**About this exercise**
Below this line is the material. Write out only its lines from the one containing "-2914,7 +2926,7 @@" through the one containing "(size_t)wc + wi;", both kept, exactly.

# # #

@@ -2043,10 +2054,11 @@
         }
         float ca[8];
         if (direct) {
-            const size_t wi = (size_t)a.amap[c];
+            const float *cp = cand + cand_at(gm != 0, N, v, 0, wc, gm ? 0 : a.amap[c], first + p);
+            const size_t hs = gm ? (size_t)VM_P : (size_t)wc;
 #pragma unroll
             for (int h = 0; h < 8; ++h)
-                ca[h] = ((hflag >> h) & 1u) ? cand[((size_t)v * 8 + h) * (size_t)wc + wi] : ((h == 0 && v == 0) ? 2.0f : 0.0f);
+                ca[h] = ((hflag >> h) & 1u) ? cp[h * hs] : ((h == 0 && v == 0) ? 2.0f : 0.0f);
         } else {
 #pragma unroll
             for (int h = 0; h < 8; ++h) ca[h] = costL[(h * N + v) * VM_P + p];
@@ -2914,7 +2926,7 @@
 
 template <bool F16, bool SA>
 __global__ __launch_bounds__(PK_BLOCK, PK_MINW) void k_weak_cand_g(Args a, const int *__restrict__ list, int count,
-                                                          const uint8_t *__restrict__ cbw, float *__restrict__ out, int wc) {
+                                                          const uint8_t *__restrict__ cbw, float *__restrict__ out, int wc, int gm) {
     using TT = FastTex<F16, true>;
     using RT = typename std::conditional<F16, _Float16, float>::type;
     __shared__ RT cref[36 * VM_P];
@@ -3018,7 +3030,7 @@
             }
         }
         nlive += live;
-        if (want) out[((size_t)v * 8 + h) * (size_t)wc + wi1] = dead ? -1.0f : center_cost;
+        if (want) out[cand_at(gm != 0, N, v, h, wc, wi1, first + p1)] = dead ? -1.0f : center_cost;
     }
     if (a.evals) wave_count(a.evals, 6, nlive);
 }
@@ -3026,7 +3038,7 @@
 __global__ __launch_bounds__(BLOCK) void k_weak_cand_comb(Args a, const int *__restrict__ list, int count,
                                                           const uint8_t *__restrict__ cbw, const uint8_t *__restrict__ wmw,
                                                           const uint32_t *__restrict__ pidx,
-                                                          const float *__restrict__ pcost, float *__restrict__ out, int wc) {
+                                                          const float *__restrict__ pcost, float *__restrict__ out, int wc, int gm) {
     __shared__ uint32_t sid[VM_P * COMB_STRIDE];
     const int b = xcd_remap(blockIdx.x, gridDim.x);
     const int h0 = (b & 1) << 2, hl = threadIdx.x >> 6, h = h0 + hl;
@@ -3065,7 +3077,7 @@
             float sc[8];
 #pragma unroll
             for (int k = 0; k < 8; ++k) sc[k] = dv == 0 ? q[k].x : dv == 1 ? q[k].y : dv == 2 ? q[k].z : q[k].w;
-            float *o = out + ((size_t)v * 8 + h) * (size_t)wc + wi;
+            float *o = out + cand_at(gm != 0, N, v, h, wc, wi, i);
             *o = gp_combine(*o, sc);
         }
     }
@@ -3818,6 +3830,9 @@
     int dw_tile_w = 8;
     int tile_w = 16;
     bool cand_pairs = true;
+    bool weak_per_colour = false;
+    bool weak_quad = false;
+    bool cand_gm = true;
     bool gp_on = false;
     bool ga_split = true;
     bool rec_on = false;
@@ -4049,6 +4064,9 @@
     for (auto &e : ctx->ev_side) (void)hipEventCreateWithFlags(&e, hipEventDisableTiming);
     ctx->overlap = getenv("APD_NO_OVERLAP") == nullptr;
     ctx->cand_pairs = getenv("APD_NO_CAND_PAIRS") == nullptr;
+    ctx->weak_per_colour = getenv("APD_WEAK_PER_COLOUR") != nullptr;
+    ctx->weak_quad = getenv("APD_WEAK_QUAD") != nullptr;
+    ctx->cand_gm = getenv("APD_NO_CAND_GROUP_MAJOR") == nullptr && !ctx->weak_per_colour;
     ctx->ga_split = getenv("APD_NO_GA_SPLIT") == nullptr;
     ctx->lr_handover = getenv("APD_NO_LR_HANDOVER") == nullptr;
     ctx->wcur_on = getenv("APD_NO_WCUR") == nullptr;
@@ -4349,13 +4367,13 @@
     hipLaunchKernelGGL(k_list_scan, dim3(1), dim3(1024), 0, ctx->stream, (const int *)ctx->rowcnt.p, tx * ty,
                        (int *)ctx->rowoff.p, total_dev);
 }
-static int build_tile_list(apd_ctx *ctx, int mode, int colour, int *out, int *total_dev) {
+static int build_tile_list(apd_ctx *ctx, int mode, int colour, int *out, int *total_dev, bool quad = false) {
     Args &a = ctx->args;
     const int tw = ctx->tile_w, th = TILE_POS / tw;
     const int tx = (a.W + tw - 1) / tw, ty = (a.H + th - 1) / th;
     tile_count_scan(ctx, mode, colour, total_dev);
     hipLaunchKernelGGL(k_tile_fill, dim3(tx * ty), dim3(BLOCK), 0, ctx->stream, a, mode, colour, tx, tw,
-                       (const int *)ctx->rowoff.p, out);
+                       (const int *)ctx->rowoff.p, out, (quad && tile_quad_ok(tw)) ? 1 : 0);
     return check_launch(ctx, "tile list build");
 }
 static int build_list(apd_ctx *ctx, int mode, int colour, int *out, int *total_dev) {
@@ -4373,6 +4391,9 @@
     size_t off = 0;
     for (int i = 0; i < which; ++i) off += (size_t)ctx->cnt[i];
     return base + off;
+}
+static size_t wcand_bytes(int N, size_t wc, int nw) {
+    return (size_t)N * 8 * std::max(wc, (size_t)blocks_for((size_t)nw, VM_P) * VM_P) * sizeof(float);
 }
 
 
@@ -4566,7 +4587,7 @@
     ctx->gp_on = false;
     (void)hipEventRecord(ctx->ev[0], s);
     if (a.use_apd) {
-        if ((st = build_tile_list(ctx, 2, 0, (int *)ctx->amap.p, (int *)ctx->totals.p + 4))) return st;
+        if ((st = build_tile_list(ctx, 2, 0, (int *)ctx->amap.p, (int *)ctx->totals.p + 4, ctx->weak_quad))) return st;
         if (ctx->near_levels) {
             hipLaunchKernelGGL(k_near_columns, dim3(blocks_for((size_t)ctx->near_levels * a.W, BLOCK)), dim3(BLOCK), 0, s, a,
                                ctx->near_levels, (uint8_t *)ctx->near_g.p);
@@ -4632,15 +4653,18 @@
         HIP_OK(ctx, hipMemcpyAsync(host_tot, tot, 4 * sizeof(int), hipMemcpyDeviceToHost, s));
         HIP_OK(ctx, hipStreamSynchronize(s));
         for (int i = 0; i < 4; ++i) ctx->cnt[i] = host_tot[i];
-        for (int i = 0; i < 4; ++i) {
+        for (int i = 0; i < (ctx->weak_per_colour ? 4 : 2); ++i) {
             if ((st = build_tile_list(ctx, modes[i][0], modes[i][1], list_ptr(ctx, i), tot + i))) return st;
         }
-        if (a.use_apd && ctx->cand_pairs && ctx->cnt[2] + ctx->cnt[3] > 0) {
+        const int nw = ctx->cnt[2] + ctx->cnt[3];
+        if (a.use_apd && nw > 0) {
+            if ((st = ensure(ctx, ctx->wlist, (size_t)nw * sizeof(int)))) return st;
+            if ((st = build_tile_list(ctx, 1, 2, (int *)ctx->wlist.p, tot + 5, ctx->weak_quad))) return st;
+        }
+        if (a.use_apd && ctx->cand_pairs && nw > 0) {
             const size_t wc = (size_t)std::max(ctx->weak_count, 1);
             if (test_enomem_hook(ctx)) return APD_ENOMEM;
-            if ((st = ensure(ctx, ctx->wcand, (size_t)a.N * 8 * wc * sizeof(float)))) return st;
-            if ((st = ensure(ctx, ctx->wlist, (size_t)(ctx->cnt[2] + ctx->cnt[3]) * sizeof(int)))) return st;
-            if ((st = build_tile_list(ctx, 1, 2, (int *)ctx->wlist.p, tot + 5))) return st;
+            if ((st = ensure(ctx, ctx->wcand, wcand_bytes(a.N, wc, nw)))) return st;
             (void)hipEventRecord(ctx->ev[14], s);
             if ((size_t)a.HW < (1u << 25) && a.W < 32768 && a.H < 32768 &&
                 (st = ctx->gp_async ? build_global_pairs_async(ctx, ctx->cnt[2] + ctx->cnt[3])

# # #

**Output for this task**
@@ -2914,7 +2926,7 @@
 
 template <bool F16, bool SA>
 __global__ __launch_bounds__(PK_BLOCK, PK_MINW) void k_weak_cand_g(Args a, const int *__restrict__ list, int count,
-                                                          const uint8_t *__restrict__ cbw, float *__restrict__ out, int wc) {
+                                                          const uint8_t *__restrict__ cbw, float *__restrict__ out, int wc, int gm) {
     using TT = FastTex<F16, true>;
     using RT = typename std::conditional<F16, _Float16, float>::type;
     __shared__ RT cref[36 * VM_P];
@@ -3018,7 +3030,7 @@
             }
         }
         nlive += live;
-        if (want) out[((size_t)v * 8 + h) * (size_t)wc + wi1] = dead ? -1.0f : center_cost;
+        if (want) out[cand_at(gm != 0, N, v, h, wc, wi1, first + p1)] = dead ? -1.0f : center_cost;
     }
     if (a.evals) wave_count(a.evals, 6, nlive);
 }
@@ -3026,7 +3038,7 @@
 __global__ __launch_bounds__(BLOCK) void k_weak_cand_comb(Args a, const int *__restrict__ list, int count,
                                                           const uint8_t *__restrict__ cbw, const uint8_t *__restrict__ wmw,
                                                           const uint32_t *__restrict__ pidx,
-                                                          const float *__restrict__ pcost, float *__restrict__ out, int wc) {
+                                                          const float *__restrict__ pcost, float *__restrict__ out, int wc, int gm) {
     __shared__ uint32_t sid[VM_P * COMB_STRIDE];
     const int b = xcd_remap(blockIdx.x, gridDim.x);
     const int h0 = (b & 1) << 2, hl = threadIdx.x >> 6, h = h0 + hl;
@@ -3065,7 +3077,7 @@
             float sc[8];
 #pragma unroll
             for (int k = 0; k < 8; ++k) sc[k] = dv == 0 ? q[k].x : dv == 1 ? q[k].y : dv == 2 ? q[k].z : q[k].w;
-            float *o = out + ((size_t)v * 8 + h) * (size_t)wc + wi;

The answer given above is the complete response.